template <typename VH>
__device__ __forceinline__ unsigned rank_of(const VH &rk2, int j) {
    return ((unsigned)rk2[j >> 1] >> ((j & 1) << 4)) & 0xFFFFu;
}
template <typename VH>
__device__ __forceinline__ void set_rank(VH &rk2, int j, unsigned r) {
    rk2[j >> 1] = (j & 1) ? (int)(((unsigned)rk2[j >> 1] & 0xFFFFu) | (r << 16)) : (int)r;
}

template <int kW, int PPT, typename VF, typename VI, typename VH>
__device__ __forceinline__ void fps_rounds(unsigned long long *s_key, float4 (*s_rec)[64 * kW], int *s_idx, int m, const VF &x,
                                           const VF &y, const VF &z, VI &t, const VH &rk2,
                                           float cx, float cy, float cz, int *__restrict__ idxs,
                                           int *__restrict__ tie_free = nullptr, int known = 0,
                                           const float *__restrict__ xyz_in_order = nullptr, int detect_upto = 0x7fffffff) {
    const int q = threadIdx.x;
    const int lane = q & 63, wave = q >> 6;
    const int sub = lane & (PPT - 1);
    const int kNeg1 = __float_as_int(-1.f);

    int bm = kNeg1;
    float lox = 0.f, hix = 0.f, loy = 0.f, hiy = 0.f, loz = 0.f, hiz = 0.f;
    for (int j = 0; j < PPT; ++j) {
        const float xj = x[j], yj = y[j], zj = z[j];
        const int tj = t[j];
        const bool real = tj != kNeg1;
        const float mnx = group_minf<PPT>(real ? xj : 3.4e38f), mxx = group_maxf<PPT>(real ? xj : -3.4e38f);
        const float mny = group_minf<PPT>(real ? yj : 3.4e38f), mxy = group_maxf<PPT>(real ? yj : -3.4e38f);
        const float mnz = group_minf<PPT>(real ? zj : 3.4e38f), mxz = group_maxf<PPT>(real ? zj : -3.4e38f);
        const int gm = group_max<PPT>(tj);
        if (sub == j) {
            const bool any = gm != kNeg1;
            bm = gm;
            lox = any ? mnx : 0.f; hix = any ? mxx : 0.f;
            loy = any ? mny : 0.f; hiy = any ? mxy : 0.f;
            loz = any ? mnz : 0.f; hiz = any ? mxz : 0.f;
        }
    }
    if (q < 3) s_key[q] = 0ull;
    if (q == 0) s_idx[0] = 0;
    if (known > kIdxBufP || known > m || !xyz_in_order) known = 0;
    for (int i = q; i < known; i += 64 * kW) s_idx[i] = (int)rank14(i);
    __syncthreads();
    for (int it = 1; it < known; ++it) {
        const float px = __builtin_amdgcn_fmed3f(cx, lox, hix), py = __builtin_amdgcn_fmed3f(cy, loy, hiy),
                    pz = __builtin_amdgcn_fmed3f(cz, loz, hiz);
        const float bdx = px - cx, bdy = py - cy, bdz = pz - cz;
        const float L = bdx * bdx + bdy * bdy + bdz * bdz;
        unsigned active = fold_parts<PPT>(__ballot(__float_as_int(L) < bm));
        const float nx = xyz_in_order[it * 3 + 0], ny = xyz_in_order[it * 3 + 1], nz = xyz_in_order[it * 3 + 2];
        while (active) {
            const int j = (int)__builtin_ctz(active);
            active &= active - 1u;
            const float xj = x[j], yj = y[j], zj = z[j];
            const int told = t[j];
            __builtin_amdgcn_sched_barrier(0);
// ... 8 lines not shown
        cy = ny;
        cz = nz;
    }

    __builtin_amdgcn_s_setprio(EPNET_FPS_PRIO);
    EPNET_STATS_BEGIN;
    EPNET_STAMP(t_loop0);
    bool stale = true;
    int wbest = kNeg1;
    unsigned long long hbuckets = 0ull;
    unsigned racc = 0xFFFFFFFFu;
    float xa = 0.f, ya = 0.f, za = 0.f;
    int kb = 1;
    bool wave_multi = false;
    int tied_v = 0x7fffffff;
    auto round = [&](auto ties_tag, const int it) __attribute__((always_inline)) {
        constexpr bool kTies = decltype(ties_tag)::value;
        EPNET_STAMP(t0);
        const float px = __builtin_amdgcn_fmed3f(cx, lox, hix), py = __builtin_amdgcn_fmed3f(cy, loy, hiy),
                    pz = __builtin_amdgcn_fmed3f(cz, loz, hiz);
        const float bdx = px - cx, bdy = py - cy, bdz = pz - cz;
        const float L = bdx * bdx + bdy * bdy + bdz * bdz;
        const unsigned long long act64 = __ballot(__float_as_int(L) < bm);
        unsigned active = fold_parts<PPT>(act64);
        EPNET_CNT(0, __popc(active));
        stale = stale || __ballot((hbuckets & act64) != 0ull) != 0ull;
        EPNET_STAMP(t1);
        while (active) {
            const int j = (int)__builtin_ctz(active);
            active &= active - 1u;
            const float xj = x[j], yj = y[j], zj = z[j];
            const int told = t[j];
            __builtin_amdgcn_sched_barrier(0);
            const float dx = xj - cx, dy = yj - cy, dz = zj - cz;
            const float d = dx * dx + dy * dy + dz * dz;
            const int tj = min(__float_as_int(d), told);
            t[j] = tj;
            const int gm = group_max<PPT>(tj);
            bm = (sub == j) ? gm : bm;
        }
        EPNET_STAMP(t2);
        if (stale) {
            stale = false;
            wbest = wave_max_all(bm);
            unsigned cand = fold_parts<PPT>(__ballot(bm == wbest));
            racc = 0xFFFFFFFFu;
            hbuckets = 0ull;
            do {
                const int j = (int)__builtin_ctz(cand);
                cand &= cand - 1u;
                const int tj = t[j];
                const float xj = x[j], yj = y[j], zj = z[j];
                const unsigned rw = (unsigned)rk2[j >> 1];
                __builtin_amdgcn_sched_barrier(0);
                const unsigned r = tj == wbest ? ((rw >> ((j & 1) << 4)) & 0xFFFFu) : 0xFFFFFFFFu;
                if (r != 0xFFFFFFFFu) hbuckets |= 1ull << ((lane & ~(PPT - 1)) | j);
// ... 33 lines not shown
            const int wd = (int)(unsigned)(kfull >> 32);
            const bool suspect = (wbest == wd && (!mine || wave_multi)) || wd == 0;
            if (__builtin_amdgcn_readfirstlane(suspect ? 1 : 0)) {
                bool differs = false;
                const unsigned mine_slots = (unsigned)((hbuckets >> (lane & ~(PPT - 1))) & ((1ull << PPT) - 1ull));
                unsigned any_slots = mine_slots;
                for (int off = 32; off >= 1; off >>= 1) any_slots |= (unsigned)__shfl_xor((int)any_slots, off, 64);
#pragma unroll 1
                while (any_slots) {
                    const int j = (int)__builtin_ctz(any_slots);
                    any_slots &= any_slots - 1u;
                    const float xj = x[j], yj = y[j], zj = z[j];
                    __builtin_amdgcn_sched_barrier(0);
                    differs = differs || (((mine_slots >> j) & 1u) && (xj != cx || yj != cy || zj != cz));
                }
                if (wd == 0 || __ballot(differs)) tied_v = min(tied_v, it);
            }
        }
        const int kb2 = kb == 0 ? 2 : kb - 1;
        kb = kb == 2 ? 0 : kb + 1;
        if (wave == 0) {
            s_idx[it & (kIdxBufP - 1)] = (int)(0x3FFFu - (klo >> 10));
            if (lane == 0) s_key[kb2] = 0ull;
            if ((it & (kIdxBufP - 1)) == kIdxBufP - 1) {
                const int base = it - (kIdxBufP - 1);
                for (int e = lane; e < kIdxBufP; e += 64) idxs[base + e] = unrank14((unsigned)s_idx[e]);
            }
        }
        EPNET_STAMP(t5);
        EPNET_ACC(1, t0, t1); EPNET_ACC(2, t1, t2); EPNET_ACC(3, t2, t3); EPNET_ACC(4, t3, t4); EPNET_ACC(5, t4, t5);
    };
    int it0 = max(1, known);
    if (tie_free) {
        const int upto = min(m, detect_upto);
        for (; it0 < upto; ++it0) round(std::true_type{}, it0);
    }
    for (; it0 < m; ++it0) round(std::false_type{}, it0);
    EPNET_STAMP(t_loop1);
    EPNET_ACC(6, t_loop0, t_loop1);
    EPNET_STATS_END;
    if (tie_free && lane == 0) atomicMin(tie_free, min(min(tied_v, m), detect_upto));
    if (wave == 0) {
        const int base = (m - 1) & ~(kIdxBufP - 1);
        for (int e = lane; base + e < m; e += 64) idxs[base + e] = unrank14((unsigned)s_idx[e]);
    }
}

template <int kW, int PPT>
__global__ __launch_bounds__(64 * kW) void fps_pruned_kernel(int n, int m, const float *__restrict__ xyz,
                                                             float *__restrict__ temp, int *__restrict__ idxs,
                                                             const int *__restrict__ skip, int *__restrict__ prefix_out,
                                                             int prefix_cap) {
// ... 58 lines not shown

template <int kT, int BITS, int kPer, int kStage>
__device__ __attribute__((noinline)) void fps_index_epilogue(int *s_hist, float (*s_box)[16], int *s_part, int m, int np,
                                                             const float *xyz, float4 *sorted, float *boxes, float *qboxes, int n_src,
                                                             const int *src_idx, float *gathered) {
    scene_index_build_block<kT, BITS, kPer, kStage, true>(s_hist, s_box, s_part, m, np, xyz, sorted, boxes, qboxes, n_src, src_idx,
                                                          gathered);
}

== Task item ==
Look above for the line containing "template <int kT, int". Return it and each line after it exactly, through the last line, and nothing more.

== Task answer ==
template <int kT, int BITS, int kPer, int kStage>
__device__ __attribute__((noinline)) void fps_index_epilogue(int *s_hist, float (*s_box)[16], int *s_part, int m, int np,
                                                             const float *xyz, float4 *sorted, float *boxes, float *qboxes, int n_src,
                                                             const int *src_idx, float *gathered) {
    scene_index_build_block<kT, BITS, kPer, kStage, true>(s_hist, s_box, s_part, m, np, xyz, sorted, boxes, qboxes, n_src, src_idx,
                                                          gathered);
}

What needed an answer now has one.